Please repeat the records below exactly, from the first line through the line containing "## Fuse downsample", and nothing more.

####################

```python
def bn_bwd(dout, out, x, gamma, save_mean, save_invstd, relu=True, want_dz=False):
    _need_cuda(dout, out, x, gamma, save_mean, save_invstd)
    C = x.shape[-1]
    M = x.numel() // C
    dx = torch.empty_like(x)
    dz = torch.empty_like(x) if want_dz else None
    dg = torch.empty(C, dtype=torch.float32, device=x.device)
    db = torch.empty(C, dtype=torch.float32, device=x.device)
    ws, n = _bn_ws(C, x.device)
    check(_L().mi355_bn_bwd(dtype_code(x.dtype), ptr(dout), ptr(out), ptr(x), ptr(gamma), ptr(save_mean), ptr(save_invstd), ptr(dx),
                            ptr(dz), ptr(dg), ptr(db), 0.0, M, C, int(relu), ptr(ws), n, cur_stream()))
    return dx, dg, db, dz


def maxpool_fwd(x):
    _need_cuda(x)
    N, H, W, C = x.shape
    y = torch.empty((N, H // 2, W // 2, C), dtype=x.dtype, device=x.device)
    idx = torch.empty((N, H // 2, W // 2, C), dtype=torch.uint8, device=x.device)
    check(_L().mi355_maxpool_fwd(dtype_code(x.dtype), ptr(x), ptr(y), ptr(idx), N, H, W, C, cur_stream()))
    return y, idx


def maxpool_bwd(dy, idx, x_shape):
    _need_cuda(dy, idx)
    N, H, W, C = x_shape
    dx = torch.empty((N, H, W, C), dtype=dy.dtype, device=dy.device)
    check(_L().mi355_maxpool_bwd(dtype_code(dy.dtype), ptr(dy), ptr(idx), ptr(dx), N, H, W, C, cur_stream()))
    return dx


def gap_fwd(x):
    _need_cuda(x)
    N, H, W, C = x.shape
    pooled = torch.empty((N, C), dtype=torch.float32, device=x.device)
    check(_L().mi355_gap_fwd(dtype_code(x.dtype), ptr(x), ptr(pooled), N, H * W, C, cur_stream()))
    return pooled
# ... 401 lines not shown
```

Measured before the change: 14330 images/sec.

## Fuse downsample BN backward reduction into the block's final BN backward apply pass

In bottleneck blocks with a downsample branch, the c3 BN backward apply kernel now also reads the downsample BN's input and accumulates its per-channel gradient sums under the shared ReLU mask. It writes them as partial rows, which lets the downsample BN skip its own reduce pass over the gradient. The intent is to save one full read of the gradient and mask per downsample block. In exchange, the fused kernel loads an extra tensor, drops the loop unroll, and may launch fewer blocks because of the partial-row cap.

New measurement: 14510 images/sec (median of 6 runs). 1.01x the previous value.

```diff
diff --git a/include/mi355rn.h b/include/mi355rn.h
--- a/include/mi355rn.h
+++ b/include/mi355rn.h
@@ -98,6 +98,11 @@
                  const float* save_mean, const float* save_invstd, void* dx, void* dz_out,
                  float* dgamma, float* dbeta, float beta_acc, int M, int C, int relu, void* ws,
                  size_t ws_bytes, void* stream);
+
+int mi355_bn_bwd_sums2(int dtype, const void* dout, const uint8_t* bits, const void* x, const float* gamma, const float* save_mean,
+                       const float* save_invstd, const void* x2, const float* gamma2, const float* save_mean2, const float* save_invstd2,
+                       void* dx, void* dx2, float* dgamma, float* dbeta, float* dgamma2, float* dbeta2, int* rows2, int M, int C, void* ws,
+                       size_t ws_bytes, void* stream);
 
 int mi355_maxpool_fwd(int dtype, const void* x, void* y, uint8_t* idx, int N, int H, int W, int C,
                       void* stream);
diff --git a/sota_imagenet_amd/csrc/bn.hip b/sota_imagenet_amd/csrc/bn.hip
--- a/sota_imagenet_amd/csrc/bn.hip
+++ b/sota_imagenet_amd/csrc/bn.hip
@@ -52,6 +52,50 @@
   const size_t o = (size_t)n * C + c0;
 #pragma unroll
   for (int e = 0; e < V; ++e) gv[e] = (float)(T)(gv[e] * kn * eg.gate[o + e] + eg.dpool[o + e]);
+}
+
+template <int V>
+__device__ __forceinline__ void block_sums_to_row(float (&s1)[V], float (&s2)[V], float (&red)[2][256 * V], int tpr, float* __restrict__ row, int C) {
+  const int tid = threadIdx.x;
+  const int cv = tid % tpr, r = tid / tpr;
+  int nrows, myrow;
+  bool writer;
+  if (tpr < 64) {
+    for (int off = tpr; off < 64; off <<= 1) {
+#pragma unroll
+      for (int e = 0; e < V; ++e) {
+        s1[e] += __shfl_xor(s1[e], off);
+        s2[e] += __shfl_xor(s2[e], off);
+      }
+    }
+    nrows = 4;
+    myrow = tid >> 6;
+    writer = (tid & 63) < tpr;
+  } else {
+    nrows = 256 / tpr;
+    myrow = r;
+    writer = true;
+  }
+  if (writer) {
+#pragma unroll
+    for (int e = 0; e < V; ++e) {
+      red[0][(myrow * tpr + cv) * V + e] = s1[e];
+      red[1][(myrow * tpr + cv) * V + e] = s2[e];
+    }
+  }
+  __syncthreads();
+  if (tid < tpr) {
+#pragma unroll
+    for (int e = 0; e < V; ++e) {
+      float a = 0.f, b = 0.f;
+      for (int rr = 0; rr < nrows; ++rr) {
+        a += red[0][(rr * tpr + tid) * V + e];
+        b += red[1][(rr * tpr + tid) * V + e];
+      }
+      row[tid * V + e] = a;
+      row[C + tid * V + e] = b;
+    }
+  }
 }
 
 struct ReduceArgs {
@@ -145,45 +189,7 @@
       }
     }
   }
-  int nrows, myrow;
-  bool writer;
-  if (tpr < 64) {
-    for (int off = tpr; off < 64; off <<= 1) {
-#pragma unroll
-      for (int e = 0; e < V; ++e) {
-        s1[e] += __shfl_xor(s1[e], off);
-        s2[e] += __shfl_xor(s2[e], off);
-      }
-    }
-    nrows = 4;
-    myrow = tid >> 6;
-    writer = (tid & 63) < tpr;
-  } else {
-    nrows = rpp;
-    myrow = r;
-    writer = true;
-  }
-  if (writer) {
-#pragma unroll
-    for (int e = 0; e < V; ++e) {
-      red[0][(myrow * tpr + cv) * V + e] = s1[e];
-      red[1][(myrow * tpr + cv) * V + e] = s2[e];
-    }
-  }
-  __syncthreads();
-  if (tid < tpr) {
-#pragma unroll
-    for (int e = 0; e < V; ++e) {
-      float a = 0.f, b = 0.f;
-      for (int rr = 0; rr < nrows; ++rr) {
-        a += red[0][(rr * tpr + tid) * V + e];
-        b += red[1][(rr * tpr + tid) * V + e];
-      }
-      const int c = (blockIdx.y * tpr + tid) * V + e;
-      p.partial[((size_t)blockIdx.x * 2 + 0) * p.C + c] = a;
-      p.partial[((size_t)blockIdx.x * 2 + 1) * p.C + c] = b;
-    }
-  }
+  block_sums_to_row<V>(s1, s2, red, tpr, p.partial + (size_t)blockIdx.x * 2 * p.C + (size_t)blockIdx.y * tpr * V, p.C);
 }
 
 struct FinalizeArgs {
@@ -381,12 +387,17 @@
   float slope;
   EcaGrad eg;
   QuantOut qo;
+  const void* x2;
+  const float* mean2;
+  const float* invstd2;
+  float* partial2;
 };
 
-template <typename T, int MASK, bool Q = false, bool QONLY = false>
+template <typename T, int MASK, bool Q = false, bool QONLY = false, bool SUMS2 = false>
 __global__ __launch_bounds__(256) void bn_bwd_apply_kernel(const BwdApplyArgs p) {
   constexpr int V = Vec16<T>::N;
   static_assert(!Q || V == 8, "the quantised twin exists for bf16 tensors");
+  static_assert(!SUMS2 || MASK == 2, "the second BatchNorm's sums are taken under the ReLU bit mask");
   float qs = 1.f, amax = 0.f;
   if constexpr (Q) qs = p.qo.scale[0];
   const T* g = reinterpret_cast<const T*>(p.g);
@@ -402,11 +413,21 @@
   load_consts<V>(p.coef, c0, k0);
   load_consts<V>(p.coef + p.C, c0, k1);
   load_consts<V>(p.coef + 2 * p.C, c0, k2);
-#pragma unroll 2
+  const T* x2 = reinterpret_cast<const T*>(p.x2);
+  float mu2[SUMS2 ? V : 1], is2[SUMS2 ? V : 1], s1[SUMS2 ? V : 1], s2[SUMS2 ? V : 1];
+  if constexpr (SUMS2) {
+    load_consts<V>(p.mean2, c0, mu2);
+    load_consts<V>(p.invstd2, c0, is2);
+#pragma unroll
+    for (int e = 0; e < V; ++e) s1[e] = s2[e] = 0.f;
+  }
+  constexpr int UNROLL = SUMS2 ? 1 : 2;
+#pragma unroll UNROLL
   for (; i < p.nvec; i += stride) {
-    float gv[V], xv[V];
+    float gv[V], xv[V], x2v[SUMS2 ? V : 1];
     Vec16<T>::load_nt(g + i * V, gv);
     Vec16<T>::load_nt(x + i * V, xv);
+    if constexpr (SUMS2) Vec16<T>::load(x2 + i * V, x2v);
     if constexpr (MASK == 2) {
       const unsigned b = p.bits[i];
 #pragma unroll
@@ -423,6 +444,14 @@
 #pragma unroll
       for (int e = 0; e < V; ++e) gv[e] = mv[e] > 0.f ? gv[e] : gv[e] * p.slope;
     }
+    if constexpr (SUMS2) {
+#pragma unroll
+      for (int e = 0; e < V; ++e) {
+        const float xh2 = (x2v[e] - mu2[e]) * is2[e];
+        s1[e] += gv[e];
+        s2[e] += gv[e] * xh2;
+      }
+    }
 #pragma unroll
     for (int e = 0; e < V; ++e) {
       const float xh = (xv[e] - mu[e]) * is[e];
@@ -432,6 +461,12 @@
     if constexpr (Q) quant8(gv, qs, p.qo.q + i * V, amax);
   }
   if constexpr (Q) amax_flush(amax, p.qo.amax);
+  if constexpr (SUMS2) {
+    __shared__ __attribute__((aligned(16))) float red[2][256 * V];
+    const int tpr = p.cvecs < 256 ? p.cvecs : 256;
+    const int rpw = p.cvecs / tpr;
+    block_sums_to_row<V>(s1, s2, red, tpr, p.partial2 + (size_t)(blockIdx.x / rpw) * 2 * p.C + (size_t)(blockIdx.x % rpw) * tpr * V, p.C);
+  }
 }
 
 constexpr int SC = 64;
@@ -874,7 +909,7 @@
 
 int launch_bn_bwd_apply(int dtype, const void* g, const void* mask_src, const void* x, const float* mean,
                         const float* invstd, const float* coef, void* dx, int M, int C, hipStream_t s,
-                        const uint8_t* relu_bits, float slope, QuantOut qo, const EcaGrad* eg) {
+                        const uint8_t* relu_bits, float slope, QuantOut qo, const EcaGrad* eg, const BnSums2* sums2) {
   MI355_TRY(check_c(dtype, C));
   const int V = 16 / (int)dtype_size(dtype);
   BwdApplyArgs a{};
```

####################

> [Expected output]
```python
def bn_bwd(dout, out, x, gamma, save_mean, save_invstd, relu=True, want_dz=False):
    _need_cuda(dout, out, x, gamma, save_mean, save_invstd)
    C = x.shape[-1]
    M = x.numel() // C
    dx = torch.empty_like(x)
    dz = torch.empty_like(x) if want_dz else None
    dg = torch.empty(C, dtype=torch.float32, device=x.device)
    db = torch.empty(C, dtype=torch.float32, device=x.device)
    ws, n = _bn_ws(C, x.device)
    check(_L().mi355_bn_bwd(dtype_code(x.dtype), ptr(dout), ptr(out), ptr(x), ptr(gamma), ptr(save_mean), ptr(save_invstd), ptr(dx),
                            ptr(dz), ptr(dg), ptr(db), 0.0, M, C, int(relu), ptr(ws), n, cur_stream()))
    return dx, dg, db, dz


def maxpool_fwd(x):
    _need_cuda(x)
    N, H, W, C = x.shape
    y = torch.empty((N, H // 2, W // 2, C), dtype=x.dtype, device=x.device)
    idx = torch.empty((N, H // 2, W // 2, C), dtype=torch.uint8, device=x.device)
    check(_L().mi355_maxpool_fwd(dtype_code(x.dtype), ptr(x), ptr(y), ptr(idx), N, H, W, C, cur_stream()))
    return y, idx


def maxpool_bwd(dy, idx, x_shape):
    _need_cuda(dy, idx)
    N, H, W, C = x_shape
    dx = torch.empty((N, H, W, C), dtype=dy.dtype, device=dy.device)
    check(_L().mi355_maxpool_bwd(dtype_code(dy.dtype), ptr(dy), ptr(idx), ptr(dx), N, H, W, C, cur_stream()))
    return dx


def gap_fwd(x):
    _need_cuda(x)
    N, H, W, C = x.shape
    pooled = torch.empty((N, C), dtype=torch.float32, device=x.device)
    check(_L().mi355_gap_fwd(dtype_code(x.dtype), ptr(x), ptr(pooled), N, H * W, C, cur_stream()))
    return pooled
# ... 401 lines not shown
```

Measured before the change: 14330 images/sec.

## Fuse downsample BN backward reduction into the block's final BN backward apply pass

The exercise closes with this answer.